# Which film do you use?



## Vautrin (Apr 7, 2010)

So over the past few months I've gotten into film.  I bought a holga, then a mamiya, and in total I've shot maybe 20 rolls of 120...

I've been using Rollei Retro and Kodak Ektar / Ektachrome because that's what they sold in the local shop.

But looking online there's all sorts of different films -- fujifilm, Ado, rollei, agfa, kodak

What films do you shoot and why?

WIll the Kodak B+W look much different to Rollei and will that look different to the Fuji B+W?

Or should I just buy film based on ISO I need?

Also, I've noticed some "special films" -- sensitized, or panchromatic, or digibase.  

Are they worth it?  Will I really get that much better of a shot with digibase?

I ask because I'm about to place another order, and I could spend hundreds just to try each different film...


----------



## Goontz (Apr 7, 2010)

In my Holga, I have recently used with no complaints:
15341033 Fujifilm Neopan 100 Acros Black & White Film ISO 100, 120 Size
1629017 Ilford HP-5 Plus 400 Fast Black and White Professional Film, ISO 400, 120 Size

Right now, I have a roll of: P400H120U Fujifilm Fujicolor Pro 400H Color Negative Film, ISO 400, 120 Size USA in it, but obviously don't know the results yet. 

In all honesty, I don't think the film you use in a Holga matters _that_ much, seeing as how it's not going to be the greatest quality shot anyways, solely based on the quality of the camera itself (afterall, that's part of what makes the Holga so fun, right?).

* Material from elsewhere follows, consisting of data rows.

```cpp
struct ScoreArgs {
    const float *X;
    const TileDesc *tiles;
    const float4 *params;
// ... 55 lines not shown
    const float *X;
    const TileDesc *tiles;
    const uint16_t *params;
    const SharedBlock *blocks;
    const int *group_block_begin;
    const float *center, *scale;
    const uint16_t *q_desc, *l_desc;
    const float *ref_ll;
    double *partial;
    float *frame_ll;
    int *oor_flag;
    int n_work = 0;
    int *exc_list;
    int *exc_count;
    int n_blocks;
    int64_t n_frames;
    int dim, n_models, n_mix_tiles, clamp, n_groups, n_tiles;
    float log2_k;
    int force_exc;
    int shape = 0;
    const uint16_t *c_params = nullptr;
    const SharedBlock *c_blocks = nullptr;
    const uint16_t *c_q_desc = nullptr, *c_l_desc = nullptr;
    float band_hi = -__builtin_inff();
};
int launch_score_h2_shared(const H2sLaunch &a, int KQF, int KLF);
void launch_score_split(const MfmaLaunch &a, int scheme, int KS, int FT);
bool launch_score_splitp(const MfmaLaunch &a, int scheme, int KS, int waves, int chunks_per_model);
const char *last_score_kernel();

struct ScoreResult {
    const double *d_sums = nullptr;
    const int *d_argmax = nullptr;
    const float *d_frame_ll = nullptr;
    const int *d_oor = nullptr;
    const int *d_flush_count = nullptr;
    const int2 *d_flush_list = nullptr;
    int flush_cap = 0;
    const TileTable *tiles = nullptr;
    const volatile DeliverHeader *h_deliver = nullptr;
    unsigned deliver_seq = 0;
};

struct OpenSetRule {
    int bg;
    double threshold;
// ... 88 lines not shown
```

speaker-recognition_amd/csrc/score_plan.cpp:

```cpp
#include "score_plan.hpp"

#include <algorithm>
#include <cmath>

namespace sr {

ScoreOptions &score_options() {
    static ScoreOptions o;
    return o;
}

static int auto_frames_per_lane(int64_t n_rows, int n_utt, int dp) {
    const int fmax = dp <= 40 ? 4 : dp <= 64 ? 2 : 1;
    if (n_utt == 0) return 1;
    const double mean_len = (double)n_rows / n_utt;
    for (int f = fmax; f > 1; f >>= 1) {
        const double tile = 256.0 * f;
        const double tiles = std::ceil(mean_len / tile);
        if (mean_len / (tiles * tile) >= 0.80) return f;
    }
    return 1;
}

static Engine precise_engine(const SRModelSet &set) {
// ... 30 lines not shown
        case 0: return auto_engine(set, precise);
        default: return Engine::VECTOR;
    }
}

ScorePlan plan_score(const SRModelSet &set, int64_t n_rows, int n_utt, const ScoreOptions &opt, int flags, int n_cu) {
    const int S = set.host.n_models;
    const int DP = set.host.dp;
    ScorePlan p;
    p.engine = pick_engine(set, opt.engine, (flags & SCORE_PRECISE) != 0);
    const PackedSplit &split = p.engine == Engine::SPLIT_F16 ? set.h2 : set.bx3;
    int F = opt.frames_per_lane ? opt.frames_per_lane : auto_frames_per_lane(n_rows, n_utt, DP);
    if (DP > 40 && F > 2) F = 2;
    if (DP > 64) F = 1;
    if (!opt.frames_per_lane)
        while (F > 1 && ((n_rows + 256 * F - 1) / (256 * F)) * (int64_t)std::max(1, S) < 2 * (int64_t)n_cu) F >>= 1;
    p.F = F;
    if (p.split()) p.FT = opt.mfma_ft ? std::min(opt.mfma_ft, split_max_ft(split.ks)) : 1;
    const int64_t n32 = (n_rows + 31) / 32 + n_utt;
    if (p.engine == Engine::SHARED_F16) {
        const bool wide = n32 >= 64 + n_utt;
        const int64_t ms_wgs = n32 * (int64_t)set.h2s.blocks.size();
        const bool tiny = ms_wgs <= (int64_t)n_cu * (h2s_msplit_direct(set.h2s.klf) ? 2 : 1);
        p.h2s_shape = opt.h2s_shape == 5 ? H2S_PIPELINED_SHAPE : opt.h2s_shape ? opt.h2s_shape - 1 : (tiny ? H2S_MSPLIT_SHAPE : wide ? H2S_PIPELINED_SHAPE : 0);
        if (p.h2s_shape == H2S_PIPELINED_SHAPE && !h2p_fits(set.h2s.kqf, set.h2s.klf)) p.h2s_shape = H2S_WIDE_SHAPE;
    }
    if (p.engine == Engine::SPLIT_F16 && p.FT == 1 && opt.split_shape != 1) {
        const std::vector<int> &mcb = split.model_chunk_begin;
        p.split_cpm = S > 0 ? mcb[1] - mcb[0] : 0;
        for (int s = 1; s < S; s++)
            if (mcb[s + 1] - mcb[s] != p.split_cpm) p.split_cpm = 0;
        if (p.split_cpm > 0) {
            const int w = splitp_waves_f16x2(split.ks, opt.split_shape ? opt.split_shape : 8);
            if (w > 0 && (opt.split_shape || (split.ks >= 5 && (int64_t)S * p.split_cpm >= 32 &&
                                              (n32 / w) * (int64_t)std::min(S, 16) >= (int64_t)6 * n_cu * splitp_resident_per_cu(w))))
                p.splitp_w = w;
        }
    }
    const bool mat = p.engine != Engine::VECTOR;
    p.tile_frames = (p.engine == Engine::SHARED_F16 || p.split()) ? 32 : mat ? 128 * p.FT : 256 * F;
    p.per_tile = mat ? 1 : 4;
    p.writes_oor = p.engine == Engine::SHARED_F16 || p.engine == Engine::SPLIT_F16;
    return p;
}

std::vector<int> plan_groups(const SRModelSet &set, const ScorePlan &p, int n_tiles, const ScoreOptions &opt, int n_cu) {
    const bool use_h2s = p.engine == Engine::SHARED_F16, use_shared = p.engine == Engine::SHARED_BF16, use_split = p.split();
// ... 161 lines not shown
```

speaker-recognition_amd/csrc/score_shapes.hpp:

```cpp
#pragma once

#include <initializer_list>

#if defined(__HIPCC__)
#define SR_HD __host__ __device__
#else
#define SR_HD
#endif

namespace sr {

SR_HD constexpr int h2s_waves_per_eu(int kqf, int klf, int cols, int waves, bool ms = false) {
    (void)kqf; (void)klf; (void)cols; (void)ms;
    return waves > 4 ? waves / 4 : 2;
}
constexpr int H2M_MAX_KLF = 9;
SR_HD constexpr bool h2p_fits(int kqf, int klf) { return klf >= 2 && kqf <= klf && (2 * 4 * klf + 12 * kqf) * 1024 <= 160 * 1024; }

constexpr int H2C_MAX_STEPS = 16;
struct H2cMap {
    int h = 0, nk = 0, nf = 0, nb = 0;
    int a_of[H2C_MAX_STEPS] = {}, b_of[H2C_MAX_STEPS] = {};
    int a_last[H2C_MAX_STEPS] = {}, b_last[H2C_MAX_STEPS] = {};
    int a_half[H2C_MAX_STEPS][2] = {}, b_half[H2C_MAX_STEPS][2] = {};
// ... 43 lines not shown
    if (m.nk > H2C_MAX_STEPS || m.nf > m.nk || m.nb > m.nk || m.nk != h2c_steps(m.h)) return false;
    for (int f = 0; f < m.nf; f++) {
        bool used = false;
        for (int s = 0; s < m.nk; s++) used = used || m.a_of[s] == f;
        if (!used || (f > 0 && m.a_last[f] <= m.a_last[f - 1])) return false;
    }
    for (int r = 0; r < m.nb; r++) {
        bool used = false;
        for (int s = 0; s < m.nk; s++) used = used || m.b_of[s] == r;
        if (!used) return false;
    }
    for (int s = 0; s < m.nk; s++)
        if (m.a_of[s] < 0 || m.a_of[s] >= m.nf || m.b_of[s] < 0 || m.b_of[s] >= m.nb || h2c_younger(m, s) > 15) return false;
    return true;
}
constexpr int H2C_KLF = 8, H2C_H = 5;
constexpr H2cMap H2C_MAP = h2c_map(H2C_H);
static_assert(h2c_map_ok(h2c_map(H2C_H)) && h2c_map(H2C_H).nk == H2C_KLF && h2c_map(H2C_H).nf == 6 && h2c_map(H2C_H).nb == 6, "the compact order of the <8,8> chains");
static_assert(h2c_map_ok(h2c_map(4)) && h2c_map_ok(h2c_map(3)) && h2c_map_ok(h2c_map(6)) && h2c_map_ok(h2c_map(1)), "even and odd part lengths");
SR_HD constexpr bool h2c_built(int dim, int klf) { return klf == H2C_KLF && h2c_applies(dim, klf) && h2c_half_steps(dim) == H2C_H; }
SR_HD constexpr int h2c_lds_bytes(int h) { return (2 * 4 * h2c_map(h).nf + 12 * h2c_map(h).nb) * 1024; }
static_assert(h2c_lds_bytes(H2C_H) <= 160 * 1024 && (4 * h2c_map(H2C_H).nf) % 12 == 0, "the compact ring fits a CU; a stage is a whole number of pieces per wave");

constexpr int h2s_resident_per_cu(int kqf, int klf, int shape) { return (shape == 0 || shape == 3) ? h2s_waves_per_eu(kqf, klf, 1, 4, shape == 3) : 1; }
constexpr int h2s_tiles_per_wg(int shape) { return shape == 0 ? 4 : shape == 3 ? 1 : 12; }
constexpr bool h2s_msplit_direct(int klf) { return klf <= H2M_MAX_KLF; }

constexpr int split_max_ft(int ks) { return ks <= 6 ? 2 : 1; }

SR_HD constexpr int splitp_stage_chunks(int ks, int parts, int waves) { return waves > 8 && ks * parts <= 10 ? 4 : 2; }
SR_HD constexpr int splitp_lds_bytes(int ks, int parts, int waves) {
    return 3 * splitp_stage_chunks(ks, parts, waves) * ks * parts * 1024 + waves * 16 * 33 * 4;
}
SR_HD constexpr bool splitp_fits(int ks, int parts, int waves) {
    if (waves != 12 && ks * parts > 10) return false;
    return splitp_lds_bytes(ks, parts, waves) <= (160 * 1024 - 512) / (waves > 8 ? 1 : 2);
}
constexpr int splitp_resident_per_cu(int waves) { return waves > 8 ? 1 : 2; }
inline int splitp_waves_f16x2(int ks, int want) {
    const int parts = 2;
    if (ks < 2 || ks > 8) return 0;
    for (int w : {want, 16, 12, 8})
        if ((w == 16 || w == 12 || w == 8) && splitp_fits(ks, parts, w)) return w;
    return 0;
}

// ... 2 lines not shown
```

Baseline: 39.18 million.

## Pair consecutive model blocks in pipelined compact scoring kernel sharing one quadratic half

Adds a PAIR variant of the pipelined compact h2p kernel that processes two consecutive 15-model blocks in one pass, forming the shared quadratic image once per pair instead of once per block. This cuts the number of images streamed and multiplied per group (e.g. 216 down to 210 for 201 models) and the per-block pipeline restart overhead. The pairing is made the default for the compact path (shape 6 restores one quadratic half per block), and the device parameter buffer is zero-padded so the second block's stream offset stays in bounds. It adds extra per-lane sums and register copies between tiles, which may raise register pressure.

```diff
diff --git a/speaker-recognition_amd/csrc/abi.cpp b/speaker-recognition_amd/csrc/abi.cpp
--- a/speaker-recognition_amd/csrc/abi.cpp
+++ b/speaker-recognition_amd/csrc/abi.cpp
@@ -1178,9 +1178,10 @@
                  "(never selected: 1.45-1.8x slower than split-bf16 at the same accuracy)");
         score_options().engine = (int)value;
     } else if (k == "score_h2s_shape") {
-        if (value < 0 || value > 5)
+        if (value < 0 || value > 6)
             fail("score_h2s_shape must be 0 (automatic), 1 (4-wave workgroups), 2 (12-wave workgroups), 3 (12 waves, image loop pipelined inside the wave), "
-                 "4 (4 waves on one tile, the block's models split between them) or 5 (as 3, on the flat image where 3 takes the compact one)");
+                 "4 (4 waves on one tile, the block's models split between them), 5 (as 3, on the flat image where 3 takes the compact one) "
+                 "or 6 (as 3, one quadratic half per block where 3 forms one per two blocks)");
         score_options().h2s_shape = (int)value;
     } else if (k == "flush_list_cap") {
         if (value < 0) fail("flush_list_cap must be >= 0");
diff --git a/speaker-recognition_amd/csrc/gmm_score_h2_shared.hip b/speaker-recognition_amd/csrc/gmm_score_h2_shared.hip
--- a/speaker-recognition_amd/csrc/gmm_score_h2_shared.hip
+++ b/speaker-recognition_amd/csrc/gmm_score_h2_shared.hip
@@ -564,7 +564,7 @@
     }
 }
 
-template <int KQF, int KLF, bool CPT = false>
+template <int KQF, int KLF, bool CPT = false, bool PAIR = false>
 __global__ __launch_bounds__(12 * 64, 3)
 void gmm_score_h2p_kernel(const H2sArgs a) {
     constexpr int SB = SHARED_SB, WAVES = 12, G = 4, NB = 2, DMA_AT = KLF / 2;
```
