     uint4 wk3[2][3][2];
     FM_SB();
     f8_load_w<3>(F8_WSLICE(PK.w16.kv1, wave, 3) + lane, 0, wk3[0]);
@@ -710,10 +1012,7 @@
     range_commit(PK.range, TH_RANGE_INTER, seen_i, rmax);
     FM_SYNCL();
 
-    char* vd_hi = mbuf + MBUF_VD_OFF;
-    char* vd_lo = vd_hi + 32 * STRVD;
     tex_pre2 = tex_fetch();
-    f8_f4 va[1][RT];
     {
         f8_f4 a3[2][2];
         const float4 aw[2] = {f8_bias(PK.alpha_w, wave * 32, lane), f8_bias(PK.alpha_w, wave * 32 + 16, lane)};
@@ -732,28 +1031,33 @@
             f8_load_x<1, RS256, true>(mhi, mlo, aoff, 0, mah, mal);
             f8_load_x<V, RS256, true>(abuf, a256_lo, aoff, 0, xah, xal);
             FM_SB();
-            auto step = [&](auto first, auto par, int t) __attribute__((always_inline)) {
-                constexpr bool F = decltype(first)::value;
+            auto step = [&](auto first, auto last, auto par, int t) __attribute__((always_inline)) {
+                constexpr bool F = decltype(first)::value, L = decltype(last)::value;
                 constexpr int PB = decltype(par)::value;
-                const int tn = t + 1 < T ? t + 1 : T - 1;
                 f8_load_x<1, RS256, true>(mhi + RS256, mlo + RS256, aoff, t, mbh, mbl);
                 f8_load_x<V, RS256, true>(abuf + V * RS256, a256_lo + V * RS256, aoff, t, xbh, xbl);
-                f8_load_w<2>(w3l, tn, r3[PB ^ 1]);
-                f8_load_w<1>(wal, tn, ra[PB ^ 1]);
+                if constexpr (!L) {
+                    f8_load_w<2>(w3l, t + 1, r3[PB ^ 1]);
+                    f8_load_w<1>(wal, t + 1, ra[PB ^ 1]);
+                }
                 f8_mfma_dual<RT, V, 0, 0, F>(r3[PB], ra[PB], mah, mal, xah, xal, a3, va);
-                f8_interleave<2 + 2 * V + 6, 3 * (2 + V)>();
-                f8_load_x<1, RS256, true>(mhi, mlo, aoff, tn, mah, mal);
-                f8_load_x<V, RS256, true>(abuf, a256_lo, aoff, tn, xah, xal);
+                f8_interleave<2 + 2 * V + (L ? 0 : 6), 3 * (2 + V)>();
+                if constexpr (!L) {
+                    f8_load_x<1, RS256, true>(mhi, mlo, aoff, t + 1, mah, mal);
+                    f8_load_x<V, RS256, true>(abuf, a256_lo, aoff, t + 1, xah, xal);
+                }
                 f8_mfma_dual<RT, V, 1, V, F>(r3[PB], ra[PB], mbh, mbl, xbh, xbl, a3, va);
-                f8_interleave<2 + 2 * V, 3 * (2 + V)>();
+                f8_interleave<(L ? 0 : 2 + 2 * V), 3 * (2 + V)>();
             };
-            step(std::true_type{}, std::integral_constant<int, 0>{}, 0);
-            step(std::false_type{}, std::integral_constant<int, 1>{}, 1);
+            step(std::true_type{}, std::false_type{}, std::integral_constant<int, 0>{}, 0);
+            step(std::false_type{}, std::false_type{}, std::integral_constant<int, 1>{}, 1);
 #pragma unroll 1
-            for (int t = 2; t < T; t += 2) {
-                step(std::false_type{}, std::integral_constant<int, 0>{}, t);
-                step(std::false_type{}, std::integral_constant<int, 1>{}, t + 1);
-            }
+            for (int t = 2; t < T - 2; t += 2) {
+                step(std::false_type{}, std::false_type{}, std::integral_constant<int, 0>{}, t);
+                step(std::false_type{}, std::false_type{}, std::integral_constant<int, 1>{}, t + 1);
+            }
+            step(std::false_type{}, std::false_type{}, std::integral_constant<int, 0>{}, T - 2);
+            step(std::false_type{}, std::true_type{}, std::integral_constant<int, 1>{}, T - 1);
         } else {
 #pragma unroll
             for (int r = 0; r < RT; ++r) va[0][r] = (f8_f4){0.f, 0.f, 0.f, 0.f};
@@ -796,6 +1100,7 @@
             *reinterpret_cast<_Float16*>(vd_lo + row * STRVD + 2 * c) = b;
         }
         FM_SYNCL();
+    }
     }
     const bool need_rgb = *flag != 0;
     float rgb_out[3] = {0.f, 0.f, 0.f};
diff --git a/transhuman_amd/csrc/k_mlp_fused8_split.h b/transhuman_amd/csrc/k_mlp_fused8_split.h
--- /dev/null
+++ b/transhuman_amd/csrc/k_mlp_fused8_split.h
@@ -0,0 +1,98 @@
+#pragma once
+#include <utility>
+
+#define F8S_ROWSTEP (32 * STR256)
+
+__device__ __forceinline__ void f8s_absorb(int t, int ba, int bb) {
+    if (t == ba) __builtin_amdgcn_s_barrier();
+    if (t == bb) __builtin_amdgcn_s_barrier();
+}
+template <int... S, class FN>
+__device__ __forceinline__ void f8s_each(std::integer_sequence<int, S...>, FN&& fn) {
+    (fn(std::integral_constant<int, S>{}), ...);
+}
+
+template <int NV, int CT, bool PRE, bool NEXT>
+__device__ __forceinline__ void f8s_gemm(const char* __restrict__ ahi, const char* __restrict__ alo, const uint4* __restrict__ wp,
+                                         const uint4* __restrict__ wnext, int lane, f8_f4 (&acc)[CT][NV], uint4 (&w)[2][CT][2],
+                                         int ba, int bb) {
+    constexpr int T = 8;
+    const uint4* wl = wp + lane;
+    const int aoff = f8_aoff<true>(lane, STR256);
+    h8 xh[2][1], xl[2][1];
+    if (!PRE) f8_load_w<CT>(wl, 0, w[0]);
+    f8_load_x<1, F8S_ROWSTEP, true>(ahi, alo, aoff, 0, xh[0], xl[0]);
+    FM_SB();
+    auto sub = [&](auto first, auto last, auto sidx, int t) __attribute__((always_inline)) {
+        constexpr int S = decltype(sidx)::value, G = S % NV, PB = S / NV, CUR = S & 1;
+        constexpr bool F = decltype(first)::value && S < NV;
+        constexpr bool END = decltype(last)::value && PB == 1;
+        constexpr int GN = (G + 1) % NV;
+        constexpr bool WRAP = G == NV - 1;
+        constexpr bool LDX = !(END && WRAP), LDW = G == 0 && !END, LDN = NEXT && END && G == 0;
+        const int tt = t + PB;
+        if constexpr (LDX)
+            f8_load_x<1, F8S_ROWSTEP, true>(ahi + GN * F8S_ROWSTEP, alo + GN * F8S_ROWSTEP, aoff, WRAP ? tt + 1 : tt, xh[CUR ^ 1], xl[CUR ^ 1]);
+        if constexpr (LDW) f8_load_w<CT>(wl, tt + 1, w[PB ^ 1]);
+        if constexpr (LDN) f8_load_w<CT>(wnext + lane, 0, w[0]);
+        f8_mfma_half<CT, NV, 1, G, F>(w[PB], xh[CUR], xl[CUR], acc);
+        f8_interleave<(LDX ? 2 : 0) + (LDW || LDN ? 2 * CT : 0), 3 * CT>();
+    };
+    auto pair = [&](auto first, auto last, int t) __attribute__((always_inline)) {
+        f8s_each(std::make_integer_sequence<int, 2 * NV>{}, [&](auto s) __attribute__((always_inline)) { sub(first, last, s, t); });
+    };
+    pair(std::true_type{}, std::false_type{}, 0);
+#pragma unroll 1
+    for (int t = 2; t < T - 2; t += 2) {
+        f8s_absorb(t, ba, bb);
+        pair(std::false_type{}, std::false_type{}, t);
+    }
+    f8s_absorb(T - 2, ba, bb);
+    pair(std::false_type{}, std::true_type{}, T - 2);
+}
+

Your Mamiya might be a different story and more worthwhile to try better films, but for my Holga, I pretty much stick to something cheap and simple.


----------



## Christie Photo (Apr 7, 2010)

I haven't shot film for more than 5 years, but I always used Kodak.  If you'll be shooting any black and white, Ilford is another fine choice.

Panchromatic simply means the film is sensitive to all visible light.  (Pan = all)

-Pete


----------



## Mike_E (Apr 7, 2010)

Adox CHS 100 Art 120 size | Freestyle Photographic Supplies

Is nice for B&W.  25, 50 or 100.

Try some Fujicolor Pro 160C as well..  Fujicolor Pro 160C 160 iso 120 size - 5 roll Pro Pack | Freestyle Photographic Supplies


----------



## 1986 (Apr 8, 2010)

I shoot with kodak TMAX...because well I like the way it looks and feels  

I have also used some ilford that I enjoyed but I liked the tmax better (just my opinion) 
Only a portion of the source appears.